Кроме того предполагалось, что на следующий день они - и тот и другой -
посетят ее лично. Но то ли потому, что они не могли заставить себя предстать
перед особою, которой доставили столь чувствительную неприятность, или, быть
может, из-за того, что оба брата, раздражавшиеся что ни день по поводу любых
пустяков, довели себя до крайней степени раздражения, обсуждая, как подобает
держаться при этом посещении г-жи де Шеврез, - в конце концов ни они, ни
президент Виоль так у нее и не побывали. Таким образом, брак был расстроен
по их воле и побуждению, причем они не попытались ни соблюсти хоть
какую-либо учтивость, ни сохранить хотя бы малейшее благоприличие.
Не могу сказать, при участии ли г-на де Шавиньи Принц согласился
принять губернаторство Гиень в обмен на губернаторство Бургундия, которое
было дано герцогу Эпернону, но в конце концов соглашение об этом он
заключил, не упомянув в нем ни словом о том, что требовал ранее для своего
брата, для герцога Ларошфуко и всех прочих своих друзей и приверженцев.
Теперь Принц неуклонно следовал советам г-на де Шавиньи. Он один пользовался
полным доверием Принца, и это он побудил его отступиться от соглашения с
королевою, не посчитавшись с мнением г-жи де Лонгвиль, принцессы Пфальцской,
а также герцогов Буйонского и Ларошфуко. Господа Сервьен и де Лионн в связи
с этими переговорами подверглись нападкам с обеих сторон и вслед за тем были
отставлены. Королева отрицала, что когда-либо слышала о предложении
касательно Блэ, и обвиняла г-на Сервьена в том, что он выдвинул его с
умыслом, чтобы сделать требования Принца столь непомерными, что ей было бы
невозможно согласиться на них. Принц, со своей стороны, жаловался на то, что
г-н Сервьен, войдя с ним от имени королевы в рассмотрение условий, о которых
она ничего не знала, сделал ему столько пустых предложений, чтобы обмануть
видимостью добросердечного соглашения, за которым в действительности
скрывалось заранее обдуманное намерение его погубить. Наконец, хотя г-н
Сервьен навлек на себя подозрения обеих сторон, это нисколько не ослабило
напряженности, которая вновь появилась в отношениях между королевой и
Принцем. К расхождению их почти в равной мере подталкивали псе приближенные.

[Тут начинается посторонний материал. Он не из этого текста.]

class _OrderedLib:
    _HOST_ONLY = ("cl_last_error", "cl_ctx_kernel_times", "cl_ctx_last_kernel_ms", "cl_ctx_set_timing", "cl_ref_accept", "cl_ctx_set_verify", "cl_ctx_verified",
                  "cl_compressor_verified", "cl_ctx_set_verify_streams", "cl_ctx_verified_streams", "cl_compressor_verified_streams",
                  "cl_ctx_set_digest", "cl_ctx_digest", "cl_compressor_digest", "cl_digest_bases_host", "cl_digest_bytes_host", "cl_qual_decoder_set_digest", "cl_qual_decoder_digest",
                  "cl_ctx_set_digest_values", "cl_ctx_digest_values", "cl_compressor_digest_values", "cl_qual_values_host", "cl_digest_qual_values_host",
                  "cl_qual_coder_domains", "cl_compressor_qual_domains", "cl_ctx_gap_paths",
                  "cl_report_clear", "cl_report_add", "cl_report_bases_host", "cl_report_quals_host", "cl_report_values_host", "cl_ctx_set_report", "cl_ctx_report", "cl_compressor_report")

    def __init__(self, lib, device):
        self._lib, self._device, self._cache = lib, device, {}

    def __getattr__(self, name):
        f = self._cache.get(name)
        if f is None:
            raw = getattr(self._lib, name)
            if not name.startswith("cl_") or name in self._HOST_ONLY or name.endswith("_free") or name.endswith("_destroy"):
                f = raw
            else:
                dev = self._device

                def f(*a, _raw=raw, _dev=dev):
                    torch.cuda.current_stream(_dev).synchronize()
                    return _raw(*a)
            self._cache[name] = f
        return f
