# soedinglab/plass

Hardware: AMD Instinct MI355X
Metric: read-overlaps/s per assembly iteration (higher is better)
Workload: dtype u8/u64 (integer hash, byte compare; f32 ratios)

## Files before the change

### plass_amd/csrc/kmermatch.hip

```cpp
#include "common.hpp"
#include "device_utils.hpp"
#include "host_util.hpp"
#include "linepart.hpp"
#include "ref_rules.hpp"
#include "xxh64_u64.hpp"
#include <algorithm>
#include <memory>
#include <type_traits>
#include <cstdlib>
#include <climits>
#include <cstring>

namespace plasship {

#include "kmermatch_extract.hpp"
#include "kmermatch_group.hpp"
#include "kmermatch_repsort.hpp"
}
using namespace plasship;

namespace {

struct Timer {
    plasship_ctx *ctx; int slot;
// ... 72 lines not shown
    g.PL1 = pieceLinesFor(g.totalLines, g.nb1, numCU, 8);
    g.nP1 = (g.totalLines + g.PL1 - 1) / g.PL1;
    g.cap1 = std::max<uint64_t>(g.nP1 * ((uint64_t) g.PL1 + g.nb1), 1);
    if (g.nb2) {
        g.PL2 = 0xFFFFFFFFu; g.maxP2 = g.nb1; g.cap2 = g.cap1 + (uint64_t) g.nb1 * g.nb2;
    }
    return g;
}
static uint64_t repLevel1Cap(uint64_t nRec, uint64_t nSeg, uint32_t PL, uint32_t nb) {
    const uint64_t lines = (nRec + RPL - 1) / RPL + nSeg;
    return lines + (lines / PL + nSeg + 1) * (uint64_t) nb;
}

__global__ void arenaStartKernel(const uint32_t *__restrict__ lineBeg, uint32_t bpb, uint32_t gGrid, uint32_t nBuckets, uint64_t *__restrict__ arenaStart) {
    for (uint32_t j = blockIdx.x * blockDim.x + threadIdx.x; j < gGrid; j += gridDim.x * blockDim.x)
        arenaStart[j] = (uint64_t) lineBeg[std::min(j * bpb, nBuckets - 1)] * RPL;
}
__global__ void bigNeedKernel(const uint32_t *__restrict__ lineCnt, const uint32_t *__restrict__ unique, uint32_t nBuckets, uint64_t *__restrict__ need, uint32_t wordsPerEntry) {
    for (uint32_t b = blockIdx.x * blockDim.x + threadIdx.x; b < nBuckets; b += gridDim.x * blockDim.x) {
        const uint64_t c = (uint64_t) lineCnt[b] * RPL;
        uint64_t v = 0;
        if (unique[b] == AGG_NEEDS_SCRATCH) { uint64_t P = 1; while (P < c) P <<= 1; v = wordsPerEntry * P; }
        need[b] = v;
    }
}
__global__ void sumU32Kernel(const uint32_t *__restrict__ v, uint32_t n, unsigned long long *__restrict__ out) {
    unsigned long long s = 0;
    for (uint32_t i = blockIdx.x * blockDim.x + threadIdx.x; i < n; i += gridDim.x * blockDim.x) s += v[i];
    s = waveReduceSumU64(s);
    if (laneId() == 0 && s) atomicAdd(out, s);
}

template <class K> static int setDynLds(K k, size_t bytes) {
    PH_CHECK(hipFuncSetAttribute(reinterpret_cast<const void *>(k), hipFuncAttributeMaxDynamicSharedMemorySize, (int) bytes));
    return PLASSHIP_OK;
}
template <bool NUCL, bool LONG, int MODE, bool LIST, bool EXTRAS>
static int launchLinePart(plasship_ctx *ctx, const LinePartArgs &a, uint64_t nPiecesBound) {
    const size_t lds = linePartLdsBytes(a.nb, sizeof(Rec<LONG>), EXTRAS);
    const bool big = lds > 72 * 1024;
    const unsigned grid = (unsigned) std::max<uint64_t>(1, std::min<uint64_t>(nPiecesBound, (uint64_t) ctx->numCU * (big ? 1u : 2u)));
    if (big) {
        constexpr bool HASH = MODE == KEY_HASH;
        auto k = linePartKernel<NUCL, LONG, MODE, LIST, EXTRAS, 1024, (HASH && !LIST) ? 2 : 4, true, HASH, HASH>;
        const int rc = setDynLds(k, lds); if (rc) return rc;
        hipLaunchKernelGGL(k, dim3(grid), dim3(1024), lds, ctx->stream, a);
    } else {
        auto k = linePartKernel<NUCL, LONG, MODE, LIST, EXTRAS, 512, 4, true>;
        const int rc = setDynLds(k, lds); if (rc) return rc;
        hipLaunchKernelGGL(k, dim3(grid), dim3(512), lds, ctx->stream, a);
    }
    return PLASSHIP_OK;
}

static bool lineListDebugOn() { return getenv("PLASSHIP_DEBUG_LINELIST") != nullptr; }
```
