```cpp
template <bool BF16, bool WIDE, bool S8 = false>
__global__ __launch_bounds__(ModeT<BF16>::WAVES * 64, BF16 ? 2 : 1) void hn_mlp_bwd_kernel(const HnMlpArgs a) {
  using M = ModeT<BF16>;
  constexpr int SZ = S8 ? 2 : 0;
  static_assert(!(S8 && WIDE) && !(S8 && !BF16), "the 8-bit stash exists for the render-level bf16 builds only");
  if constexpr (S8) asm volatile("s_setreg_imm32_b32 hwreg(HW_REG_MODE, 23, 1), 1");
  const float dz_scale = S8 ? ldexpf(1.0f, a.dz_scale_log2) : 1.0f;
  const float dz_unscale = S8 ? ldexpf(1.0f, -a.dz_scale_log2) : 1.0f;
  using Frag = typename M::Frag;
  extern __shared__ __attribute__((aligned(16))) char smem[];
  const int lane = threadIdx.x & 63;
  const int wave = __builtin_amdgcn_readfirstlane(threadIdx.x >> 6);
  const int r = lane & 31, h = lane >> 5;
  constexpr int PTS = M::WAVES * 32;
  const int ntiles = (a.n_points + PTS - 1) / PTS;
  HnFeat* feat_lds = reinterpret_cast<HnFeat*>(smem + 2 * HN_CHUNK_UNITS * 1024);
  HnDFeat* dfeat_lds = reinterpret_cast<HnDFeat*>(feat_lds + ((a.n_feat + 1) & ~1));
  float* srcv = reinterpret_cast<float*>(BF16 ? reinterpret_cast<char*>(dfeat_lds + a.n_feat)
                                              : reinterpret_cast<char*>(dfeat_lds)) + wave * (a.n_comps * 32);
  hn_timeline_begin(a.timeline);
#ifdef HN_PROF
  long long* prof_buf = reinterpret_cast<long long*>(a.prof);
  const bool prof_on = prof_buf != nullptr && blockIdx.x == 0 && wave == 0;
  int prof_n = 0;
#endif
  for (int i = threadIdx.x; i < a.n_feat; i += blockDim.x) {
    const HnFeat e = a.feat[i];
    feat_lds[i] = e;
    if constexpr (BF16) dfeat_lds[i] = hn_derive_feat(e);
  }
  __syncthreads();

  WStream<M::WAVES> ws;
  ws.g = reinterpret_cast<const char*>(a.wstream);
  ws.lds = smem;
  ws.nchunks = a.n_chunks;
  ws.wave = wave;
  ws.lane = lane;

  Frag cur[8 * M::STEPS32];
  Frag nxt[8 * M::STEPS32];
  Frag cur2[M::STEPS32];

  for (int tile = blockIdx.x; tile < ntiles; tile += gridDim.x) {
    const int blk = tile * M::WAVES + wave;
    const int p0 = blk * 32 + r;
    const bool valid = p0 < a.n_points;
    const int p = valid ? p0 : a.n_points - 1;
    const int ray = p / a.samples_per_ray;
    const bool wave_valid = blk * 32 < a.n_points;
    f32x16 dacc;
    hn_init_acc(dacc, nullptr, 0, h);
    hn_stage_sources(srcv, a, p, ray, lane);
    ws.start();

    HnOpWords w_next = hn_load_op(a.ops, 0, a.n_ops);
    unsigned mnext[4] = {0u, 0u, 0u, 0u};
    bool mnext_ready = false;
    for (int op = 0; op < a.n_ops; ++op) {
      const HnOpWords w = w_next;
      w_next = hn_load_op(a.ops, op + 1, a.n_ops);
      const int code = w[0];
      HN_STAMP(100 * code + op);
      if (code != HN_BOP_LAYER && code != HN_BOP_AUX) mnext_ready = false;
      if (code == HN_BOP_LOAD) {
        const int n = w[3] & 255;
        const bool to2 = (w[3] >> 8) & 1;
        float d[4] = {0.f, 0.f, 0.f, 0.f};
        if ((w[3] >> 9) & 1) {
          const int q = (w[3] >> 10) & 3;
#pragma unroll
          for (int i = 0; i < 4; ++i)
            d[i] = q == 0 ? dacc[i] : (q == 1 ? dacc[4 + i] : (q == 2 ? dacc[8 + i] : dacc[12 + i]));
        }
        if (h == 0 && valid) {
          const HnSrc s = a.src[w[1] < 0 ? 0 : w[1]];
#pragma unroll
          for (int i = 0; i < 4; ++i)
            if (i < n) {
              float g = (w[1] >= 0 && s.ptr != nullptr) ? s.ptr[(size_t)p * s.ld + w[2] + i] : 0.0f;
              if constexpr (S8) g *= dz_scale;
              if ((w[3] >> 9) & 1) g += d[i];
              if (w[4] == 1) {
                const HnSrc ys = a.src[w[5]];
                const float y = ys.ptr[(size_t)p * ys.ld + w[6] + i];
                g = g * y * (1.0f - y);
              }
              d[i] = g;
            } else {
              d[i] = 0.0f;
            }
        } else {
#pragma unroll
          for (int i = 0; i < 4; ++i) d[i] = 0.0f;
        }
        Frag tmp[M::STEPS32];
        hn_zero_frags(tmp, M::STEPS32);
        if constexpr (BF16) {
#pragma unroll
          for (int i = 0; i < 4; ++i) tmp[0][i] = (__bf16)d[i];
        } else {
#pragma unroll
          for (int i = 0; i < 4; ++i) tmp[i] = d[i];
        }
        if (a.training && w[7] >= 0 && wave_valid) hn_stash<BF16, SZ>(tmp, hn_slot_base<BF16, SZ>(a, w[7], 1, blk), 0, lane);
#pragma unroll
        for (int s = 0; s < M::STEPS32; ++s) {
          if (to2) cur2[s] = tmp[s];
          else cur[s] = tmp[s];
        }
      } else if (WIDE && code == HN_BOP_LOAD_WIDE) {
        const int n = w[3] & 0xffff, NT = w[4], dact = (w[3] >> 16) & 15;
        const HnSrc s = a.src[w[1]];
        unsigned nbits = 0xffffffffu;
        char* dz_base = (a.training && wave_valid) ? hn_slot_base<BF16>(a, w[7], NT, blk) : nullptr;
        const bool has_mask = w[5] >= 0 && dact != HN_ACT_SOFTPLUS;
        const bool from_y = (dact == HN_ACT_ELU || dact == HN_ACT_SOFTPLUS) && wave_valid;
        const char* y_base = from_y ? hn_slot_base<BF16>(a, w[7], NT, blk) : nullptr;
#pragma unroll
        for (int t = 0; t < 8; ++t) {
          if (t < NT) {
            if (has_mask && !(t & 1)) {
              nbits = wave_valid ? ~hn_mask_base(a, w[5], (NT + 1) >> 1, blk, lane)[(t >> 1) * 64 + lane] : 0u;
            }
            f32x16 v;
            if (dact == 0) {
#pragma unroll
              for (int i = 0; i < 16; ++i) {
                const int row = 32 * t + hn_rho(i, h);
                const bool keep = hn_keep_mask(nbits, t & 1, i) != 0;
                v[i] = (valid && keep && row < n) ? s.ptr[(size_t)p * s.ld + w[2] + row] : 0.0f;
              }
            } else {
              const float p0 = __int_as_float(w[6]), p1 = __int_as_float(w[5]);
              f32x16 y = {0};
              if (y_base != nullptr) y = hn_unstash<BF16>(y_base, t, lane);
#pragma unroll
              for (int i = 0; i < 16; ++i) {
                const int row = 32 * t + hn_rho(i, h);
                const float g = (valid && row < n) ? s.ptr[(size_t)p * s.ld + w[2] + row] : 0.0f;
                float d = 1.0f;
                if (dact == HN_ACT_LEAKY_RELU) d = hn_keep_mask(nbits, t & 1, i) != 0 ? 1.0f : p0;
                else d = hn_dact_y<BF16>(dact, y[i], p0, p1);
                v[i] = g * d;
              }
            }
            hn_acc_to_frags(v, cur + t * M::STEPS32);
            if (dz_base != nullptr) hn_stash<BF16>(cur + t * M::STEPS32, dz_base, t, lane);
          }
        }
      } else if (code == HN_BOP_LAYER) {
        const int K32 = w[1] & 255, K32b = (w[1] >> 8) & 255, NT = (w[1] >> 16) & 255;
        const bool has_mask = w[4] >= 0;
        const bool do_stash = a.training && w[5] >= 0 && wave_valid;
        char* dz_base = do_stash ? hn_slot_base<BF16, SZ>(a, w[5], NT, blk) : nullptr;
        const int dact = w[2];
        const char* y_base = (!S8 && (dact == HN_ACT_ELU || dact == HN_ACT_SOFTPLUS) && wave_valid)
                                 ? hn_slot_base<BF16>(a, w[6], NT, blk) : nullptr;
        unsigned nbits = 0xffffffffu;
        unsigned mbits[4] = {0xffffffffu, 0xffffffffu, 0xffffffffu, 0xffffffffu};
        if (has_mask) {
          if (mnext_ready) {
#pragma unroll
            for (int dd = 0; dd < 4; ++dd) mbits[dd] = ~mnext[dd];
          } else {
            const uint32_t* mb = hn_mask_base(a, w[4], (NT + 1) >> 1, blk, lane);
#pragma unroll
            for (int dd = 0; dd < 4; ++dd)
              if (2 * dd < NT)
                mbits[dd] = wave_valid ? ~mb[dd * 64 + lane] : 0u;
          }
        }
        mnext_ready = false;
#pragma unroll
        for (int t = 0; t < 8; ++t) {
          if (t < NT) {
            f32x16 acc;
            hn_init_acc(acc, nullptr, t, h);
            hn_gemm_k<BF16>(acc, cur, K32, ws);
            if (K32b) hn_gemm_blocks<BF16, 1>(acc, cur2, ws);
            if (t == 0) mnext_ready = hn_prefetch_masks(a, w_next, blk, lane, wave_valid, mnext);
            HN_STAMP(2);
            if (!(t & 1)) nbits = mbits[t >> 1];
            if (dact == 0) {
#pragma unroll
              for (int i = 0; i < 16; ++i)
                acc[i] = __int_as_float(__float_as_int(acc[i]) & hn_keep_mask(nbits, t & 1, i));
            } else if (dact == HN_ACT_LEAKY_RELU) {
              const float p0 = __int_as_float(w[3]);
#pragma unroll
              for (int i = 0; i < 16; ++i)
                if (hn_keep_mask(nbits, t & 1, i) == 0) acc[i] *= p0;
            } else if (y_base != nullptr) {
              const f32x16 y = hn_unstash<BF16>(y_base, t, lane);
              const float p0 = __int_as_float(w[3]), p1 = __int_as_float(w[7]);
#pragma unroll
              for (int i = 0; i < 16; ++i) acc[i] *= hn_dact_y<BF16>(dact, y[i], p0, p1);
            }
            hn_acc_to_frags(acc, nxt + t * M::STEPS32);
            if (do_stash) {
              if constexpr (SZ != 0) hn_stash8_acc<SZ>(acc, dz_base, t, lane);
              else hn_stash<BF16, SZ>(nxt + t * M::STEPS32, dz_base, t, lane);
            }
            HN_STAMP(4);
          }
        }
#pragma unroll
        for (int t = 0; t < 8; ++t)
          if (t < NT)
#pragma unroll
            for (int s = 0; s < M::STEPS32; ++s) cur[t * M::STEPS32 + s] = nxt[t * M::STEPS32 + s];
      } else if (code == HN_BOP_AUX) {
        const int K32 = w[1] & 255, K32b = (w[1] >> 8) & 255, nG = (w[1] >> 16) & 255;
        const int tiles = w[2];
        bool first = true;
        mnext_ready = false;
        for (int tt = 0; tt < 2 * nG; ++tt) {
          if (!((tiles >> tt) & 1)) continue;
          f32x16 acc;
          hn_init_acc(acc, nullptr, 0, h);
          hn_gemm_k<BF16>(acc, cur, K32, ws);
          if (K32b) hn_gemm_blocks<BF16, 1>(acc, cur2, ws);
          if (first) mnext_ready = hn_prefetch_masks(a, w_next, blk, lane, wave_valid, mnext);
          first = false;
          const HnFeat* ft = feat_lds + w[3] + 32 * tt;
          if ((tiles >> (8 + tt)) & 1) {
            if constexpr (BF16) {
              const HnDFeat* dft = dfeat_lds + w[3] + 32 * tt + 4 * h;
              const char* srcv_r = reinterpret_cast<const char*>(srcv) + 4 * r;
#pragma unroll
              for (int q4 = 0; q4 < 4; ++q4) {
                float g[4];
                hn_feature_grads4(dft + 8 * q4, srcv_r, g);
#pragma unroll
                for (int e = 0; e < 4; ++e) acc[4 * q4 + e] *= g[e];
              }
            } else {
#pragma unroll
              for (int i = 0; i < 16; ++i) acc[i] *= hn_feature_grad<BF16>(ft[hn_rho(i, h)], srcv, r);
            }
          }
          Frag gfr[M::STEPS32];
          hn_acc_to_frags(acc, gfr);
          hn_gemm_blocks<BF16, 1>(dacc, gfr, ws);
          HN_STAMP(5);
        }
      }
    }
    if (a.n_dsrc > 0 && a.dsrc != nullptr && p0 < a.n_points) {
#pragma unroll
      for (int i = 0; i < 16; ++i) {
        const int slot = hn_rho(i, h);
        if (slot < a.n_dsrc) a.dsrc[(size_t)p0 * a.n_dsrc + slot] = S8 ? dacc[i] * dz_unscale : dacc[i];
      }
    }
    if (a.embed_reg_mask != 0 && wave_valid) {
      const long long erow = a.embed_idx[(blk * 32) / a.samples_per_ray];
#pragma unroll
      for (int i = 0; i < 16; ++i) {
        if (a.embed_reg_mask & (1 << i)) {
          float v = valid ? (S8 ? dacc[i] * dz_unscale : dacc[i]) : 0.0f;
#pragma unroll
          for (int m = 1; m < 32; m <<= 1) v += __shfl_xor(v, m, 64);
          const int col = a.embed_col[hn_rho(i, h)];
          if (r == 0 && col >= 0) {
            if (!S8 && a.embed_partial != nullptr) a.embed_partial[(size_t)blk * a.embed_dim + col] = v;
            else if (erow >= 0 && erow < a.embed_rows) atomicAdd(a.embed_grad + (size_t)erow * a.embed_dim + col, v);
          }
        }
      }
    }
  }
  hn_timeline_end(a.timeline);
}

#include "hn_pack.h"
template <bool BF16>
__global__ void hn_pack_kernel(const HnPackUnit* units, int n_units, const float* const* ptrs, char* out,
                               const HnPackBias* bias, int n_bias, float* bias_out) {
  hn_pack_one<BF16>(units, n_units, ptrs, out, bias, n_bias, bias_out, blockIdx.x * (blockDim.x >> 6) + (threadIdx.x >> 6));
}
template <bool BF16>
__global__ void hn_pack_multi_kernel(const HnPackTable tab) {
  hn_pack_block<BF16>(tab, (int)blockIdx.x);
}

template <class F>
HN_DEV void static_for4(F&& f) {
  f(std::integral_constant<int, 0>{});
  f(std::integral_constant<int, 1>{});
  f(std::integral_constant<int, 2>{});
  f(std::integral_constant<int, 3>{});
}
template <bool BF16>
struct DwFrag;
typedef __attribute__((ext_vector_type(4))) short s16x4;
typedef __attribute__((ext_vector_type(8))) short s16x8;
HN_DEV void hn_dw_tr_offsets(int lane, int& o0, int& o1) {
  const int G = lane >> 4, i = lane & 15, q = i >> 2, pp = i & 3;
  const int u = G & 1, hh = G >> 1, h = pp & 1, g = pp >> 1;
  o0 = u * 1024 + hn_stash_slot(8 * hh + q, h, u) * 16 + 8 * g;
  o1 = u * 1024 + hn_stash_slot(8 * hh + 4 + q, h, u) * 16 + 8 * g;
}
typedef __attribute__((ext_vector_type(2))) unsigned int u32x2;
template <int NZ>
HN_DEV void hn_tr_block(bf16x8 (*x)[2], bf16x8 (*z)[2], unsigned ax0, unsigned ax1, unsigned az0, unsigned az1) {
  u32x2 r[8 + 4 * NZ];
  if constexpr (NZ == 4) {
    asm volatile(
        "ds_read_b64_tr_b16 %0, %24\n\t"
        "ds_read_b64_tr_b16 %1, %25\n\t"
        "ds_read_b64_tr_b16 %2, %24 offset:256\n\t"
        "ds_read_b64_tr_b16 %3, %25 offset:256\n\t"
        "ds_read_b64_tr_b16 %4, %24 offset:2048\n\t"
        "ds_read_b64_tr_b16 %5, %25 offset:2048\n\t"
        "ds_read_b64_tr_b16 %6, %24 offset:2304\n\t"
        "ds_read_b64_tr_b16 %7, %25 offset:2304\n\t"
        "ds_read_b64_tr_b16 %8, %26\n\t"
        "ds_read_b64_tr_b16 %9, %27\n\t"
        "ds_read_b64_tr_b16 %10, %26 offset:256\n\t"
        "ds_read_b64_tr_b16 %11, %27 offset:256\n\t"
        "ds_read_b64_tr_b16 %12, %26 offset:2048\n\t"
        "ds_read_b64_tr_b16 %13, %27 offset:2048\n\t"
        "ds_read_b64_tr_b16 %14, %26 offset:2304\n\t"
        "ds_read_b64_tr_b16 %15, %27 offset:2304\n\t"
        "ds_read_b64_tr_b16 %16, %26 offset:4096\n\t"
        "ds_read_b64_tr_b16 %17, %27 offset:4096\n\t"
        "ds_read_b64_tr_b16 %18, %26 offset:4352\n\t"
        "ds_read_b64_tr_b16 %19, %27 offset:4352\n\t"
// ... 1046 lines not shown
```

Baseline: 82.62 million.

## Defer weight-stream DMA waits until global stores and use lighter barriers

For bf16 kernels, the weight-stream chunk rendezvous no longer forces s_waitcnt vmcnt(0) on every wave. Only the waves that issued the global-to-LDS DMA track a pending flag and wait, and an explicit confirm() drains it before any global store (stash, mask, output), since vmcnt also counts stores. The __syncthreads is replaced by an lgkmcnt wait plus a raw s_barrier. Optional profiling instrumentation (HN_PROF_RDV) is also added. This cuts stalls at chunk boundaries but risks ordering hazards if some store or LDS read path lacks a confirm.

```diff
diff --git a/hypernerf-torch_amd/csrc/hn_mlp.hip b/hypernerf-torch_amd/csrc/hn_mlp.hip
--- a/hypernerf-torch_amd/csrc/hn_mlp.hip
+++ b/hypernerf-torch_amd/csrc/hn_mlp.hip
@@ -17,14 +17,24 @@
 #else
 #define HN_STAMP(code) do {} while (0)
 #endif
-
-template <int WAVES>
+#ifdef HN_PROF_RDV
+#undef HN_STAMP
+#define HN_STAMP(code) do {} while (0)
+#define HN_RDV_TS(x) asm volatile("s_memtime %0\n\ts_waitcnt lgkmcnt(0)" : "=s"(x)::"memory")
+#endif
+
+template <int WAVES, bool KEEP>
 struct WStream {
   const char* g;
   char* lds;
   int ctr;
   int nchunks;
   int wave, lane;
+  int dma_pending;
+#ifdef HN_PROF_RDV
+  unsigned long long rdv_wait = 0, rdv_bar = 0, rdv_dma = 0;
+  int rdv_n = 0;
+#endif
 
   HN_DEV void issue(int c) {
     const char* src = g + (size_t)c * (HN_CHUNK_UNITS * 1024);
@@ -51,24 +61,85 @@
           (__attribute__((address_space(3))) void*)(dst + unit * 1024), 16, 0, 0);
     }
   }
+  HN_DEV bool issuer() const { return WAVES != 8 || wave >= 4; }
+  HN_DEV void barrier() {
+    if constexpr (!KEEP) {
+      __syncthreads();
+      return;
+    }
+    asm volatile("s_waitcnt lgkmcnt(0)" ::: "memory");
+    __builtin_amdgcn_s_barrier();
+    __builtin_amdgcn_sched_barrier(0);
+    asm volatile("" ::: "memory");
+  }
+  HN_DEV void confirm() {
+    if constexpr (!KEEP) return;
+    if (dma_pending) {
+#ifdef HN_PROF_RDV
+      unsigned long long t0_, t1_;
+      HN_RDV_TS(t0_);
+#endif
+      asm volatile("s_waitcnt vmcnt(0)" ::: "memory");
+#ifdef HN_PROF_RDV
+      HN_RDV_TS(t1_);
+      rdv_dma += t1_ - t0_;
+#endif
+      dma_pending = 0;
+    }
+  }
   HN_DEV void start() {
     ctr = 0;
-    __syncthreads();
+    barrier();
     issue(0);
+    if constexpr (KEEP) dma_pending = issuer();
   }
   HN_DEV const char* take(int n) {
     if ((ctr & (HN_CHUNK_UNITS - 1)) + n > HN_CHUNK_UNITS) ctr = (ctr + HN_CHUNK_UNITS - 1) & ~(HN_CHUNK_UNITS - 1);
     if ((ctr & (HN_CHUNK_UNITS - 1)) == 0) {
       const int c = ctr / HN_CHUNK_UNITS;
-      asm volatile("s_waitcnt vmcnt(0)" ::: "memory");
-      __syncthreads();
-      if (c + 1 < nchunks) issue(c + 1);
+#ifdef HN_PROF_RDV
+      unsigned long long t0_, t1_, t2_;
+      HN_RDV_TS(t0_);
+#endif
+      if constexpr (!KEEP) {
+        asm volatile("s_waitcnt vmcnt(0)" ::: "memory");
+      } else if (dma_pending) {
+        asm volatile("s_waitcnt vmcnt(0)" ::: "memory");
+        dma_pending = 0;
+      }
+#ifdef HN_PROF_RDV
+      HN_RDV_TS(t1_);
+#endif
+      barrier();
+#ifdef HN_PROF_RDV
+      HN_RDV_TS(t2_);
+      rdv_wait += t1_ - t0_; rdv_bar += t2_ - t1_; ++rdv_n;
+#endif
+      if (c + 1 < nchunks) {
+        issue(c + 1);
+        if constexpr (KEEP) dma_pending = issuer();
+      }
     }
     const char* p = lds + (((ctr / HN_CHUNK_UNITS) & 1) * HN_CHUNK_UNITS + (ctr & (HN_CHUNK_UNITS - 1))) * 1024;
     ctr += n;
     return p;
   }
 };
+
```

Королеву старались убедить в том, что нелады между Принцем и г-жой де Шеврез
заставят фрондеров принять сторону Кардинала и что положение дел вскоре
окажется точно таким же, каким оно было при аресте Принца. Он же со своей
стороны дошел до разрыва с двором и потому, что больше не доверял королеве и
опасался, как бы на него не свалились уже испытанные им злоключения, и
потому, что его толкнули на это другие. Г-жа де Лонгвиль знала о том, что
Коадъютор безвозвратно восстановил против нее ее мужа и что после сообщений,
сделанных Коадъютором о ее поведении, она не может поехать к нему в
Нормандию, не подвергнув опасности по меньшей мере свою свободу. А между тем
герцог Лонгвиль всеми средствами добивался ее приезда, и она не располагала
иною возможностью избегнуть этой столь опасной поездки, как склонив своего
брата к гражданской войне. У принца Конти не было твердо намеченной цели.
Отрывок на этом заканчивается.